Moran: GOP needs to assess election’s meaning

U.S. Sen. Jerry Moran would like to help recruit candidates to run for the Senate two years from now, he says.

But what strategies he or other Republicans might pursue when it comes to the next congressional election, he said, aren’t yet clear.

“I think we all need to sit down and have a conversation, try to figure out what this election has meant,” Moran said Friday. “What was the story behind the election?”

Moran spoke with the Journal-World briefly Friday before his appearance at a U.S. Marine Corps birthday celebration at the Dole Institute of Politics at Kansas University.

The Capitol Hill publication Roll Call reported this week that Moran is interested in leading the National Republican Senatorial Committee, which aims to help the election of Republicans to the Senate, during the next two-year election cycle.

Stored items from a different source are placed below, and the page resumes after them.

template <int BN>
__global__ __launch_bounds__(256) void igemm_f32_kernel(IGemmGeom g, const float* __restrict__ src,
                                                        const float* __restrict__ wgt, float* __restrict__ out,
                                                        const float* __restrict__ add_src,
                                                        float* __restrict__ bn_part, int tiles_n) {
  constexpr int BK = 16, PA = 128 * 4 + 16, PB = BN * 4 + 16, TNW = BN / 64, NB = BN / 64;
  __shared__ __attribute__((aligned(16))) float As[2][2][2][PA];
  __shared__ __attribute__((aligned(16))) float Bs[2][2][2][PB];
  const int tid = threadIdx.x, lane = tid & 63, wave = tid >> 6;
  const int wm = wave >> 1, wn = wave & 1;
  const int bid = xcd_remap(blockIdx.x, gridDim.x);
  const int tile_m = bid / tiles_n, tile_n = bid % tiles_n;
  const int row0 = tile_m * 128, col0 = tile_n * BN;
  const int span_mask = (1 << g.log2span) - 1;

  const int lrow = tid >> 2, lkc = tid & 3;
  int oy[2], ox[2], bpix[2];
  bool vm[2];
#pragma unroll
  for (int i = 0; i < 2; ++i) {
    const int m = row0 + lrow + 64 * i;
    vm[i] = m < g.M;
    const int mm = vm[i] ? m : 0;
    const int b = mm / (g.OH * g.OW), rem = mm - b * (g.OH * g.OW);
    oy[i] = rem / g.OW; ox[i] = rem - oy[i] * g.OW;
    bpix[i] = b * g.SH * g.SW;
  }
  const float* wp[NB];
#pragma unroll
  for (int i = 0; i < NB; ++i) wp[i] = wgt + (int64_t)(col0 + lrow + 64 * i) * g.K + 4 * lkc;
  float4 ra[2], rb[NB];
  unsigned amask[2] = {0u, 0u};
  auto gload = [&](int t) {
    const int kk = t * BK + 4 * lkc;
    const int tap = kk >> g.log2span, c = kk & span_mask;
    const int r = tap / g.kw, s = tap - r * g.kw;
#pragma unroll
    for (int i = 0; i < 2; ++i) {
      int iy, ix;
      const bool ok = vm[i] && igemm_src_pixel(g, oy[i], ox[i], r, s, iy, ix);
      amask[i] = ok ? 0xffffffffu : 0u;
      const int64_t off = ok ? (int64_t)(bpix[i] + iy * g.SW + ix) * g.pitch + c : 0;
      ra[i] = *reinterpret_cast<const float4*>(src + off);
    }
#pragma unroll
    for (int i = 0; i < NB; ++i) rb[i] = *reinterpret_cast<const float4*>(wp[i] + t * BK);
  };
  const int sh = lkc >> 1, so = lrow * 4 + 2 * (lkc & 1);
  auto lstore = [&](int buf) {
#pragma unroll
    for (int i = 0; i < 2; ++i) {
      auto mk = [&](float v) { return __uint_as_float(__float_as_uint(v) & amask[i]); };
      *reinterpret_cast<float2*>(&As[buf][0][sh][so + 256 * i]) = make_float2(mk(ra[i].x), mk(ra[i].z));
// ... 77 lines not shown
    float s1 = 0.f, s2 = 0.f;
    const float esc = g.epi_scale ? g.epi_scale[c] : 1.f, esh = g.epi_scale ? g.epi_shift[c] : 0.f;
#pragma unroll
    for (int i = 0; i < 2; ++i) {
#pragma unroll
      for (int r = 0; r < 16; ++r) {
        const int rr = row0 + wm * 64 + i * 32 + (r & 3) + 8 * (r >> 2) + 4 * kh;
        if (rr < g.M) {
          float v = acc[i][j][r];
          if (g.epi_scale) v = fmaf(v, esc, esh);
          if (add_src) v += add_src[(int64_t)rr * g.N + c];
          if (g.epi_relu) v = fmaxf(v, 0.f);
          s1 += v; s2 = fmaf(v, v, s2);
          out[(int64_t)rr * g.N + c] = v;
        }
      }
    }
    if (bn_part) {
      s1 += __shfl_xor(s1, 32, 64); s2 += __shfl_xor(s2, 32, 64);
      if (kh == 0) { red[(wm * 2 + 0) * BN + cl] = s1; red[(wm * 2 + 1) * BN + cl] = s2; }
    }
  }
  if (bn_part) {
    __syncthreads();
    for (int i = tid; i < 2 * BN; i += 256) {
      const int which = i / BN, cl = i - which * BN;
      bn_part[((int64_t)tile_m * 2 + which) * g.N + col0 + cl] = red[(0 * 2 + which) * BN + cl] + red[(1 * 2 + which) * BN + cl];
    }
  }
}

static int use_dma_env() {
  static const int v = [] { const char* e = getenv("CREID_IGEMM_DMA"); return e ? atoi(e) : 1; }();
  return v;
}

static int ws_stages_env() {
  static const int v = [] { const char* e = getenv("CREID_IGEMM_WS_STAGES"); int x = e ? atoi(e) : 0; return (x == 2 || x == 4) ? x : 3; }();
  return v;
}

static bool igemm_halo_covers(const IGemmGeom& g, int bn, int stages) {
  const int c = 1 << g.log2span;
  if (g.kw != 3 || g.K != 9 * c || g.stride != 1 || g.pad != 1 || !g.check_bounds || g.parity || g.pitch != c) return false;
  if (c != 64 && c != 128 && c != 256) return false;
  if (g.SH != g.OH || g.SW != g.OW) return false;
  if (g.OW != 8 && g.OW != 16 && g.OW != 32 && g.OW != 64) return false;
  if ((g.OH * g.OW) % 128 != 0 || g.M % (g.OH * g.OW) != 0) return false;
  if ((128 / g.OW + 2) * (g.OW + 2) > 32 * halo_pw(c)) return false;
  if (stages < 2 || stages > 4 || (bn != 64 && bn != 128)) return false;
  return halo_lds_bytes(c, bn, stages) < 160 * 1024;
}
static std::atomic<long long> g_halo_launches{0};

Moran said Friday that he would indeed like to help find Senate candidates for 2014, though that doesn’t mean he’s not focused on working with the current class of elected officials to solve problems.

“Two years from now, if we don’t like what we’ve seen in the last two years, then we go back to work to try to change the nature of who represents us in Washington, D.C.,” Moran said. “And so I’ve expressed an interest in trying to help recruit and elect individuals who would be good members of the United States Senate for the good of the country.”

At this time, he said, it’s unclear exactly what lessons can be drawn from this year’s elections, which left the presidency and the Senate in control of Democrats and the House in control of Republicans.

“The development to me that’s interesting is that, while many people were complaining about the way that Washington, D.C., didn’t work, we really have the same makeup of the House, Senate and the same president after the election,” Moran said.

But, he said, that development likely means that the issue of creating and protecting jobs should remain front and center, as it was following the 2010 elections.

In the near future, he said, it would be important for the two parties to immediately work together in spite of the divided government to avert the impending “fiscal cliff”: the January deadline after which tax increases and spending cuts will kick into effect if nothing is changed.

He said the president has the most ability to overcome gridlock and help leaders work together.

“I hope that President Obama, now that the election is over, is interested and willing to do that,” Moran said. “It also means that Republicans in the House and Senate need to be open to that effort.”

Moran said he would push for Congress, during the so-called “lame-duck” period before the end of its session, to come up with a permanent tax-code solution rather than a temporary one meant to just stave off crisis.

“Let’s stay at it, hold our feet to the fire and actually get something done,” Moran said.